Князья выставляли сильнейших борцов, защищающих честь знамен своих господ. На зеленой лужайке уже красовался огромный ковер, изображавший погоню всадников за оленем. Музыканты подготавливали дудуки и дапи. Возле ковра толпились нукери, оруженосцы, дружинники, слуги. С минуты на минуту ожидался княжеский поезд. Со стороны Коджорских ворот доносились конский топот и прерывистые звуки рожков.
Шадиман под благовидным предлогом остался в замке. На малый двор беспрестанно въезжали крытые паласами арбы, сопровождаемые амкарами различных цехов. Бесшумно сгружались корзины и хурджини и под наблюдением чубукчи вносились под боковой мраморный свод.
«Зал оранжевых птиц» наполнился стуком аршинов, звяканьем ножниц, гулом голосов. Там повелевали уста-баши и их помощники – мастера игит-баши («сильные голов») и ах-сахкалы («белые бороды»). В поте лица работали амкары, спешили. По воле Шадимана зал съезда готовился принять владетелей.
Прошла еще ночь. В полдень вновь затрубили трубы Картлийского царства. Владетели, величавые и надменные, не слишком быстро, но и не слишком медленно направились в «зал оранжевых птиц». Но когда первые из них переступили порог, то невольно остановились, не давая возможности пройти остальным, внезапно раздались крики изумления, недовольства.
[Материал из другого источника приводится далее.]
@@ -106,30 +118,41 @@
         bool need = x >= 0 && y >= 0 && x < nx_ && y < ny_;
         const int dx = x - ax + 1, dy = y - ay + 1;
         if ((unsigned)dx < 3u && (unsigned)dy < 3u) need = false;
-        if (need) s->win[9 + l] = *b.cell_ptr(x, y);
+        if (need) stage(9 + l, x, y);
         return need;
       }
       const int k = l - 9;
       const int x = ax + k / 3 - 1, y = ay + k % 3 - 1;
       const int dx = x - nx + 1, dy = y - ny + 1;
       const bool need = !((have >> k) & 1u) && (unsigned)dx < 3u && (unsigned)dy < 3u && x >= 0 && y >= 0 && x < nx_ && y < ny_;
-      if (need) s->win[k] = *b.cell_ptr(x, y);
+      if (need) stage(k, x, y);
       return need;
     });
     valid |= ((got & 0x1FFu) << 9) | (got >> 9);
   }
-  SM_HD Sec32* rec(int x, int y) {
+  SM_HD Sec32* rec_at(int sl, int x, int y) { return sl >= 0 ? &s->win[sl] : b.cell_ptr(x, y); }
+  SM_HD Sec32* rec(int x, int y) { return rec_at(slot_of(x, y), x, y); }
+  SM_HD double height_at(int sl, const Sec32* r) const {
+    if constexpr (kHeightCache) return sl >= 0 ? s->hwin[sl] : rec_height(*r);
+    return rec_height(*r);
+  }
+  SM_HD double height(int x, int y) {
     const int sl = slot_of(x, y);
-    return sl >= 0 ? &s->win[sl] : b.cell_ptr(x, y);
-  }
-  SM_HD double height(int x, int y) { return rec_height(*rec(x, y)); }
+    return height_at(sl, rec_at(sl, x, y));
+  }
   SM_HD void dirty(int x, int y) {
     const int sl = slot_of(x, y);
-    if (sl >= 0) dirtym |= 1u << sl;
+    if (sl >= 0) {
+      dirtym |= 1u << sl;
+      if constexpr (kHeightCache) s->hwin[sl] = rec_height(s->win[sl]);
+    }
   }
   SM_HD void dirty_rec(const Sec32* r) {
     const long off = (long)(r - s->win);
-    if (off >= 0 && off < SM_CW_SLOTS) dirtym |= 1u << (int)off;
+    if (off >= 0 && off < SM_CW_SLOTS) {
+      dirtym |= 1u << (int)off;
+      if constexpr (kHeightCache) s->hwin[off] = rec_height(*r);
+    }
   }
   template <class W> SM_HD void touched(W& w, Sec32* r, int x, int y) {
     dirty_rec(r);
@@ -160,9 +183,9 @@
 };
 
 template <class A>
-SM_HD bool cascade_eval(A& a, const Sec32* pc, const Sec32* pn, int SCALE, float& transfer, uint32_t& cascades,
-                        bool& centre_top) {
-  const double dd = (rec_height(*pc) - rec_height(*pn)) * (float)SCALE;
+SM_HD bool cascade_eval(A& a, const Sec32* pc, const Sec32* pn, double hc, double hn, int SCALE, float& transfer,
+                        uint32_t& cascades, bool& centre_top) {
+  const double dd = (hc - hn) * (float)SCALE;
   const Sec32* const tr = (dd > 0) ? pc : pn;
   const SoilDev& sp = a.soil(rec_surface(*tr));
   if (fabs(dd) < 80.0 * (double)sp.maxdiff * (1.0 - 9.5367431640625e-07)) return false;
@@ -187,17 +210,21 @@
     const unsigned int inb = ((cx > 0 ? 0x07u : 0u) | 0x18u | (cx < dimx - 1 ? 0xE0u : 0u)) &
                              ((cy > 0 ? 0x29u : 0u) | 0x42u | (cy < dimy - 1 ? 0x94u : 0u));
     const int num = SM_POPC(inb);
-    Sec32* const pc = a.rec(cx, cy);
+    const int csl = a.slot_of(cx, cy);
+    Sec32* const pc = a.rec_at(csl, cx, cy);
     const unsigned int active = w.ballot(8, [&](int k) {
       if (!((inb >> k) & 1u)) { hs[k] = -1.0e300; return false; }
       const int kk = k + (k >= 4 ? 1 : 0);
-      const Sec32* pn = a.rec(cx + kk / 3 - 1, cy + kk % 3 - 1);
-      hs[k] = rec_height(*pn);
+      const int nx = cx + kk / 3 - 1, ny = cy + kk % 3 - 1;
+      const int sl = a.slot_of(nx, ny);
+      const Sec32* pn = a.rec_at(sl, nx, ny);
+      const double hn = a.height_at(sl, pn);
+      hs[k] = hn;
       float t; uint32_t cs; bool ct;
-      return cascade_eval(a, pc, pn, SCALE, t, cs, ct);
+      return cascade_eval(a, pc, pn, a.height_at(csl, pc), hn, SCALE, t, cs, ct);
     });
     if (active == 0) return;
-    w.each(8, [&](int k) {
+    each_after(w, 8, [&](int k) {
       const double hk = hs[k];
       int r = 0;
 #pragma unroll
@@ -205,19 +232,20 @@
         const double hj = hs[j];
         r += (j > k) ? (hj > hk ? 1 : 0) : ((j < k) ? (hk > hj ? 0 : 1) : 0);
       }
-      ord[r] = (unsigned char)k;
+      const int kk = k + (k >= 4 ? 1 : 0);
+      ord[r] = (unsigned char)(k | ((a.slot_of(cx + kk / 3 - 1, cy + kk % 3 - 1) + 1) << 3));
     });
     int f = -1;
 #pragma unroll
-    for (int r = 7; r >= 0; r--) if (r < num && ((active >> ord[r]) & 1u)) f = r;
+    for (int r = 7; r >= 0; r--) if (r < num && ((active >> (ord[r] & 7u)) & 1u)) f = r;
     for (;;) {
-      const int k = (int)ord[f];
+      const int k = (int)(ord[f] & 7u), sl = (int)(ord[f] >> 3) - 1;
       const int kk = k + (k >= 4 ? 1 : 0);
       const int nx = cx + kk / 3 - 1, ny = cy + kk % 3 - 1;
-      Sec32* const pn = a.rec(nx, ny);
-      w.one([&]() {
+      Sec32* const pn = a.rec_at(sl, nx, ny);
+      one_after(w, [&]() {
         float transfer = 0.f; uint32_t casc = 0; bool ctop = false;
-        cascade_eval(a, pc, pn, SCALE, transfer, casc, ctop);
+        cascade_eval(a, pc, pn, a.height_at(csl, pc), a.height_at(sl, pn), SCALE, transfer, casc, ctop);
         Sec32* const tr = ctop ? pc : pn;
         Sec32* const br = ctop ? pn : pc;
         a.b.note_transfer();
@@ -247,11 +275,11 @@
       const int start = f + 1;
       const unsigned int act = w.ballot(num, [&](int r) {
         if (r < start) return false;
-        const int k2 = (int)ord[r];
+        const int k2 = (int)(ord[r] & 7u), sl2 = (int)(ord[r] >> 3) - 1;
         const int kk2 = k2 + (k2 >= 4 ? 1 : 0);
-        const Sec32* pn2 = a.rec(cx + kk2 / 3 - 1, cy + kk2 % 3 - 1);
+        const Sec32* pn2 = a.rec_at(sl2, cx + kk2 / 3 - 1, cy + kk2 % 3 - 1);
         float t; uint32_t cs; bool ct;
-        return cascade_eval(a, pc, pn2, SCALE, t, cs, ct);
+        return cascade_eval(a, pc, pn2, a.height_at(csl, pc), a.height_at(sl2, pn2), SCALE, t, cs, ct);
       });
       if (act == 0) return;
       f = SM_FFS(act) - 1;
@@ -310,7 +338,7 @@
   Sec32* const ir = a.rec(ix, iy);
   const int nx = (int)roundf(p.px), ny = (int)roundf(p.py);
   a.target(w, nx, ny);
-  double c_eq = m.solubility * (rec_height(*ir) - map_height_bilinear(a, p.px, p.py)) *
+  double c_eq = m.solubility * (a.height(ix, iy) - map_height_bilinear(a, p.px, p.py)) *
                 (double)SCALE / 80.0;
   if (c_eq < 0.0) c_eq = 0.0;
   if (c_eq > 1.0) c_eq = 1.0;
@@ -379,7 +407,7 @@
   const SoilDev& param = a.soil(rec_surface(*ir));
   m.suspension = param.suspension; m.transports = param.transports; m.ix = ix; m.iy = iy;
   if (w.lead()) a.b.set_windfreq(iy * dimx + ix, (float)(0.5 * a.f_freq + 0.5f));
-  const double sheight = rec_height(*ir) * (float)SCALE / 80.0f;
+  const double sheight = a.height(ix, iy) * (float)SCALE / 80.0f;
   if (p.height < sheight) p.height = sheight;
   if (p.height > sheight) {
     p.sy = (float)(p.sy - 0.25);
diff --git a/soilmachine_b200/csrc/sm_engine.cu b/soilmachine_b200/csrc/sm_engine.cu
--- a/soilmachine_b200/csrc/sm_engine.cu
+++ b/soilmachine_b200/csrc/sm_engine.cu
@@ -1219,6 +1219,7 @@
   static_assert(!(CELLS && MULTI), "the hydrology's per-cell maps are not kept on a sharded map");
   static constexpr bool kHydroHooks = true;
   static constexpr bool kCellBudget = CELLS;
+  static constexpr bool kHeightCache = false;
   ActiveMap act;
   bool marking;
   __device__ __forceinline__ HydroBack(const DevCtx& ctx, const SoilDev* ss, const ActiveMap& am, bool mk,
@@ -2120,7 +2121,10 @@
     void* fn = ctx->d_cells ? fns_cells[(exact ? 4 : 0) + (multi ? 2 : 0) + (kind == KIND_WATER ? 0 : 1)]
                             : fns[(exact ? 8 : 0) + (budget ? 4 : 0) + (multi ? 2 : 0) + (kind == KIND_WATER ? 0 : 1)];
     const size_t csmem = (size_t)2 * (((size_t)std::max(n, 1) + 31) / 32) * sizeof(unsigned int);
-    if (csmem > 40 * 1024) CK(cudaFuncSetAttribute((const void*)fn, cudaFuncAttributeMaxDynamicSharedMemorySize, (int)csmem));
+    cudaFuncAttributes fa;
+    CK(cudaFuncGetAttributes(&fa, (const void*)fn));
+    if (fa.sharedSizeBytes + csmem > 48 * 1024)
+      CK(cudaFuncSetAttribute((const void*)fn, cudaFuncAttributeMaxDynamicSharedMemorySize, (int)csmem));
     CK(cudaOccupancyMaxActiveBlocksPerMultiprocessor(&occ, (const void*)fn, cthreads, csmem));
     if (occ < 1) return fail(ctx, SM_ERR_CUDA, "sweep kernel does not fit an SM");
     const long long maxblocks = std::max<long long>(1, (long long)ctx->num_sms * occ / ctx->share);
diff --git a/soilmachine_b200/csrc/sm_sweep.cuh b/soilmachine_b200/csrc/sm_sweep.cuh
--- a/soilmachine_b200/csrc/sm_sweep.cuh
+++ b/soilmachine_b200/csrc/sm_sweep.cuh
@@ -30,6 +30,14 @@
   }
   __device__ __forceinline__ bool lead() const { return lane == 0; }
 };
+template <class F> __device__ __forceinline__ void each_after(WarpDev& w, int n, F f) {
+  if (w.lane < n) f(w.lane);
+  __syncwarp();
+}
+template <class F> __device__ __forceinline__ void one_after(WarpDev& w, F f) {
+  if (w.lane == 0) f();
+  __syncwarp();
+}
 
 struct CellMaps {
   double* p[SM_MAX_RANKS];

Забыв о вежливости, одни владетели стали наседать на других, произошла сутолока. Вновь вошедшие присоединили к общему шуму свои возгласы, воинственные и вызывающие! Что же случилось? Почему такое неудовольствие?
Как почему? Во все предыдущие съезды кресла князей в этом зале расставлялись в раз навсегда установленном порядке. Возвышение имело три ступеньки, в середине трон царя, и по обе стороны от него – княжеские кресла, одной высоты, одинаково обитые фиолетовым бархатом. Кто же виновник происшедшего маскарада? Как кто? Конечно, Шадиман!
Теперь на возвышении остался только царский трон. От него по обе стороны тянулись кресла, образовывая правильный круг, что, по мысли Шадимана, уравнивало владетелей в их достоинстве и правах. Сиденья и спинки кресел были обиты бархатом цвета фамильных знамен, а на спинках вдобавок имелись эмблемы, заменяющие гербы. И вот некоторые из этих священных эмблем, какими бы благими ни были намерения Шадимана, сейчас незаслуженно отдалены от трона царя, а другие, наоборот, незаслуженно приближены.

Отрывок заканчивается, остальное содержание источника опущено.